Dorothy Parker once wrote it wasn’t the writing she liked – it was “having written.”  Take that how you will.  I prefer to think of it as Mrs. Parker liked the result of what she came up with – not the adulation or money that surrounded it.  Because truth be told she never made the equivalent of huge Spielberg/Michael Bay money, if that’s what you were thinking.  But she was known as the greatest wit of her day, especially among the gang of America’s top wits (the Algonquin Round Table) she hung out with.  And there is a lot of satisfaction in that – especially because it forced her to do good work while ENSURING she got the glory and recognition of others at the same time for her talent.  She came up with pithy phrases because she could and liked doing it, not because she dreamed one day it could make her famous (who could even dream such a thing?)

And if you think fame lasts: Consider when Barbra Streisand’s name comes up most of my current college students sort of roll their eyes and think about their parents.  Or grandparents.  Or some funny supporting character actress in “Meet the Fockers!”  I know it’s hard to believe but so is Michele Bachmann’s presidential candidacy to some people.

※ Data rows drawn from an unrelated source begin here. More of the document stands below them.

void mirt_scene_destroy(MirtScene* sc)
{
  if (!sc) return;
  hipSetDevice(sc->device);
  hipDeviceSynchronize();
  hipFree(sc->heap); hipFree(sc->spheres); hipFree(sc->tris); hipFree(sc->tri_verts); hipFree(sc->mats); hipFree(sc->refs_in);
  hipFree(sc->unit_prim); hipFree(sc->tris_before); hipFree(sc->range);
  hipFree(sc->planes); hipFree(sc->suns); hipFree(sc->bulbs);
  hipFree(sc->codes); hipFree(sc->order); hipFree(sc->child_l); hipFree(sc->child_r); hipFree(sc->parent); hipFree(sc->boxes); hipFree(sc->build_ws);
  hipFree(sc->bounds_keys); hipFree(sc->qparams); hipFree(sc->tri_boxes);
  for (int i = 0; i < mirt::MIRT_MAX_FRAMES; ++i) {
    mirt::RenderCtx& c = sc->ctx[i];
    hipFree(c.samples); hipFree(c.stack_spill); hipFree(c.pending); hipFree(c.counters); hipFree(c.args_dev);
    hipFree(c.chunk_cost); for (uint32_t* o : c.order_out) hipFree(o);
    hipFree(c.sp_list); hipFree(c.sp_table); hipFree(c.sp_blocks);
    if (c.ev0) hipEventDestroy(c.ev0);
    if (c.ev1) hipEventDestroy(c.ev1);
    if (c.ev2) hipEventDestroy(c.ev2);
    if (c.ev3) hipEventDestroy(c.ev3);
    if (c.order_ev) hipEventDestroy(c.order_ev);
    for (hipEvent_t e : c.slab_ev) hipEventDestroy(e);
  }
  rng_cache_free(&sc->rng);
  hipFree(sc->wf_state); hipFree(sc->wf_rays); hipFree(sc->wf_ctr);
  if (sc->wf_ctr_host) hipHostFree(sc->wf_ctr_host);
  for (hipEvent_t e : sc->wf_events) hipEventDestroy(e);
  if (sc->ev0) hipEventDestroy(sc->ev0);
  if (sc->ev1) hipEventDestroy(sc->ev1);
  if (sc->so_ev) hipEventDestroy(sc->so_ev);
  hipFree(sc->so_order); hipFree(sc->so_keys); hipFree(sc->so_keys2); hipFree(sc->so_ws);
  delete sc;
}

int mirt_build_lbvh(MirtScene* sc, void* stream, float* build_ms)
{
  if (!sc) { set_error("mirt_build_lbvh: null scene"); return MIRT_ERR_ARG; }
  MIRT_HIP(hipSetDevice(sc->device));
  int rc = build_lbvh(sc, (hipStream_t)stream);
  if (rc == MIRT_OK) sc->updated = false;
  if (rc == MIRT_OK && build_ms) *build_ms = sc->build_ms;
  return rc;
}

int64_t mirt_render_num_pixels(const MirtRenderParams* p) { return p ? render_num_pixels(p) : -1; }

int mirt_part_pixel_xy(const MirtRenderParams* p, int64_t local, int32_t* x, int32_t* y)
{
  if (!p) { set_error("mirt_part_pixel_xy: null argument"); return MIRT_ERR_ARG; }
  return part_pixel(p, local, x, y);
}

int mirt_render(MirtScene* sc, const MirtRenderParams* p, void* d_rgba8, void* d_rgba_f32, void* stream)
{
  if (!sc || !p) { set_error("mirt_render: null argument"); return MIRT_ERR_ARG; }
  MIRT_HIP(hipSetDevice(sc->device));
  return render(sc, p, d_rgba8, d_rgba_f32, (hipStream_t)stream);
}

int mirt_render_accumulate(MirtScene* sc, const MirtRenderParams* p, void* d_accum_f32, int sample_first, int sample_count, void* stream)
{
  if (!sc || !p) { set_error("mirt_render_accumulate: null argument"); return MIRT_ERR_ARG; }
  MIRT_HIP(hipSetDevice(sc->device));
  return render_accumulate(sc, p, d_accum_f32, sample_first, sample_count, (hipStream_t)stream);
}

int mirt_finalize(const MirtRenderParams* p, const void* d_accum_f32, int total_samples, void* d_rgba8, void* stream)
{
  if (!p) { set_error("mirt_finalize: null argument"); return MIRT_ERR_ARG; }
  return finalize(p, d_accum_f32, total_samples, d_rgba8, (hipStream_t)stream);
}

int mirt_render_accumulate_pixels(MirtScene* sc, const MirtRenderParams* p, const uint32_t* d_pixels, int64_t num_listed, void* d_accum_f32,
                                  void* d_accum_sq_f32, uint32_t* d_counts, int sample_first, int sample_count, void* stream)
{
  if (!sc || !p) { set_error("mirt_render_accumulate_pixels: null argument"); return MIRT_ERR_ARG; }
  if (!d_pixels && num_listed > 0) { set_error("mirt_render_accumulate_pixels: null pixel list (every pixel of the part: d_pixels = NULL with num_listed = 0)"); return MIRT_ERR_ARG; }
  MIRT_HIP(hipSetDevice(sc->device));
  mirt::AdaptiveArgs ax;
  ax.list = d_pixels; ax.num_listed = num_listed; ax.accum_sq = (float4*)d_accum_sq_f32; ax.counts = d_counts;
  return render_accumulate_pixels(sc, p, ax, d_accum_f32, sample_first, sample_count, (hipStream_t)stream);
}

Would that we could all have the perseverance of 19th century French painter George Seurat, a  pioneer in creativity who never sold a painting in his life because his style was so new and different and unusual.

Just another Saturday with ol' George

Most of us need encouragement to nourish the ego and our talent.  But that’s not all we need.  We also need to work at our talent.  That’s part of the reason “The Voice” is so popular right now.  Real talent being nurtured, rather than knocked down.  Artists onstage dedicated to their craft, all of who seem to be doing it for the right reasons.  The winners being mentored by fellow famous artists, all of who seem to be doing it for the right reasons.  Yes, the prize is $100,000 and a record deal, but the odds of making that money in a career of music are much, much slimmer and way, way less likely than, say, becoming a plumber or….100,000 other professions.  It would seem the reason a 33-year-old father of two  and  a 41-year old bald headed lesbian (two of the four “Voice” finalists) sang professionally all of their adult lives and continue to sing — the work.  Not for all the money they’ve not made so far or the international fame they will now undoubtedly achieve.

Up until a few months ago, none of the four finalists were particularly well-known or even making a particularly great living at what they’re doing.  That’s how they landed on a reality show to begin with.  But they were still singing because they wanted to.  Enjoyed doing it.  Maybe even needed to.  And it showed through in their work.

The happy byproduct of the last six months for them is that they have made some money and have become a bit famous.  But working at their talent, fortified by their love and dedication to it, was what got them there.  The same can be said of almost (yeah, there are exceptions, but very few) every successful performer and artist in show business contrary to what you might observe in a lot of “reality” TV.  Take a look at the duet between the legendary Stevie Nicks, still making it happen in all her “witchy-ness” at the age of…well, post midlife, and “Voice” winner Javier Colon.  Watch how he sings her classic song , “Landslide.”  Watch how she guides him through it.  Listen to how their voices blend.  That doesn’t just happen.  It takes hard work, talent AND dedication.  Not to fame and money.  But at something they both clearly love to do and feel most alive doing.  Their art.